** Source material follows **
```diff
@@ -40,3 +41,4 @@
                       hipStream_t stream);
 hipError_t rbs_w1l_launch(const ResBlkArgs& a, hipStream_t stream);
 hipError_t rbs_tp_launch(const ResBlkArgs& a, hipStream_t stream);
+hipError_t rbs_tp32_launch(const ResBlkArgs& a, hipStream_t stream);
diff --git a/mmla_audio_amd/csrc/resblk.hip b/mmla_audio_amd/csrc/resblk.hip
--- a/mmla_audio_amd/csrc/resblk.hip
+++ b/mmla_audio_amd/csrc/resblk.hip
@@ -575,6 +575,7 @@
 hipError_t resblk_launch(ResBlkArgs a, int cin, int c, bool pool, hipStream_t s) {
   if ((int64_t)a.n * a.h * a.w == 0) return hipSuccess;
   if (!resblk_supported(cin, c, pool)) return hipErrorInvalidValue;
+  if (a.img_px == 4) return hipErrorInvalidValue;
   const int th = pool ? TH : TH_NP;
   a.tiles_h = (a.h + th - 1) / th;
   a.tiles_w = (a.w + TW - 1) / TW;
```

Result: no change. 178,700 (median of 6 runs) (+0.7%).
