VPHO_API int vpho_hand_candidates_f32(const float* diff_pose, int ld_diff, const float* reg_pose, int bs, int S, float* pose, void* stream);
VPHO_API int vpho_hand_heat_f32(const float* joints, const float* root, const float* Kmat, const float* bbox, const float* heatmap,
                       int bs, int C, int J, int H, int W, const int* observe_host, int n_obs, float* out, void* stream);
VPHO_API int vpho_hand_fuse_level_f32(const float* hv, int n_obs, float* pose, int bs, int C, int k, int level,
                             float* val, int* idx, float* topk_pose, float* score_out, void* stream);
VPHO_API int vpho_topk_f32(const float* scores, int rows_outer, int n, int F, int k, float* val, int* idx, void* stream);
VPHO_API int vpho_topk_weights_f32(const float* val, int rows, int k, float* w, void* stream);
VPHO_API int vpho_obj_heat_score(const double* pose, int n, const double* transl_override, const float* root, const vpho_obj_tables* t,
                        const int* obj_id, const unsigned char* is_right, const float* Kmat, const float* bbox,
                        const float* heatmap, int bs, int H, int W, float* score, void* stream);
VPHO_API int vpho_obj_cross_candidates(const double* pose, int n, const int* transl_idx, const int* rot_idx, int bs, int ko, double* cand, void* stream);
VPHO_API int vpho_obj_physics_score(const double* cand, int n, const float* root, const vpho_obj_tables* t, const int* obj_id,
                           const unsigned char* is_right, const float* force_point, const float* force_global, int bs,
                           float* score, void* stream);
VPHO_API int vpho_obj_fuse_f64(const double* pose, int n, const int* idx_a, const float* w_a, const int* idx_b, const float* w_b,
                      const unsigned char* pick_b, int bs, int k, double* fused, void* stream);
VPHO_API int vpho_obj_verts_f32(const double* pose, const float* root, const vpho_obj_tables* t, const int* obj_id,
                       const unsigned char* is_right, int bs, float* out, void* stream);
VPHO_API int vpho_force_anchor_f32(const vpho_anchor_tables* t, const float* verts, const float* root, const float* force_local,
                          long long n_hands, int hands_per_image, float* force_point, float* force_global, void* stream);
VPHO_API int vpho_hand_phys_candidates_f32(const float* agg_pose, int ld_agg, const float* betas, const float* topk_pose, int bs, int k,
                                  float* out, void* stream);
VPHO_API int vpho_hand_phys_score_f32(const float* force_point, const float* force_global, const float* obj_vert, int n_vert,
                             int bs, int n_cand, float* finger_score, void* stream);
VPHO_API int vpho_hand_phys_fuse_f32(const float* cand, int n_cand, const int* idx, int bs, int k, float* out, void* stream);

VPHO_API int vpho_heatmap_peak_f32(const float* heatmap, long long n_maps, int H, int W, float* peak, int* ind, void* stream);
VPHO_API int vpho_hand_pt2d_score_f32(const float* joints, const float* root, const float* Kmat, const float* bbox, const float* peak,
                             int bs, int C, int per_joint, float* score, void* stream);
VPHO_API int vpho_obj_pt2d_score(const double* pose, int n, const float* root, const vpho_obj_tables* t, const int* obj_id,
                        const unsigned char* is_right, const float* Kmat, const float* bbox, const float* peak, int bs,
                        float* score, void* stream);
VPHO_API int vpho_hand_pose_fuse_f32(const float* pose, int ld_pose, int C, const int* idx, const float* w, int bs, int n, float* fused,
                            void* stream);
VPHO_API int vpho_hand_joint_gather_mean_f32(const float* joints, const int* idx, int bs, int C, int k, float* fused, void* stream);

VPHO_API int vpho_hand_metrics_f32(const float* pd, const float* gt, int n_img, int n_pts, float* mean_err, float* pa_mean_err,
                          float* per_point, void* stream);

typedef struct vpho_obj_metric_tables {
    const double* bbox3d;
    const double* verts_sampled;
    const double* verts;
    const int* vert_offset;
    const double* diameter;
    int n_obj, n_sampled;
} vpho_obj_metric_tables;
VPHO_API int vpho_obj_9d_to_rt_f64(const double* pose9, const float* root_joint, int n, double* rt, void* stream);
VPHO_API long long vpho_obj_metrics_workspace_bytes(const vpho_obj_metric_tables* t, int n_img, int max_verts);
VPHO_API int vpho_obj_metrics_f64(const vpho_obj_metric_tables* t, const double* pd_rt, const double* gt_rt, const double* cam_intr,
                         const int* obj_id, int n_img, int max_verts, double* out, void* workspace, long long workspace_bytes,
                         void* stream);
** End of Source material **
What the task asks – Scan the entries above for the line containing "VPHO_API int vpho_obj_physics_score(const", and copy it and all lines after it exactly, down to and including the line containing "VPHO_API int vpho_obj_verts_f32(const".

Result –
VPHO_API int vpho_obj_physics_score(const double* cand, int n, const float* root, const vpho_obj_tables* t, const int* obj_id,
                           const unsigned char* is_right, const float* force_point, const float* force_global, int bs,
                           float* score, void* stream);
VPHO_API int vpho_obj_fuse_f64(const double* pose, int n, const int* idx_a, const float* w_a, const int* idx_b, const float* w_b,
                      const unsigned char* pick_b, int bs, int k, double* fused, void* stream);
VPHO_API int vpho_obj_verts_f32(const double* pose, const float* root, const vpho_obj_tables* t, const int* obj_id,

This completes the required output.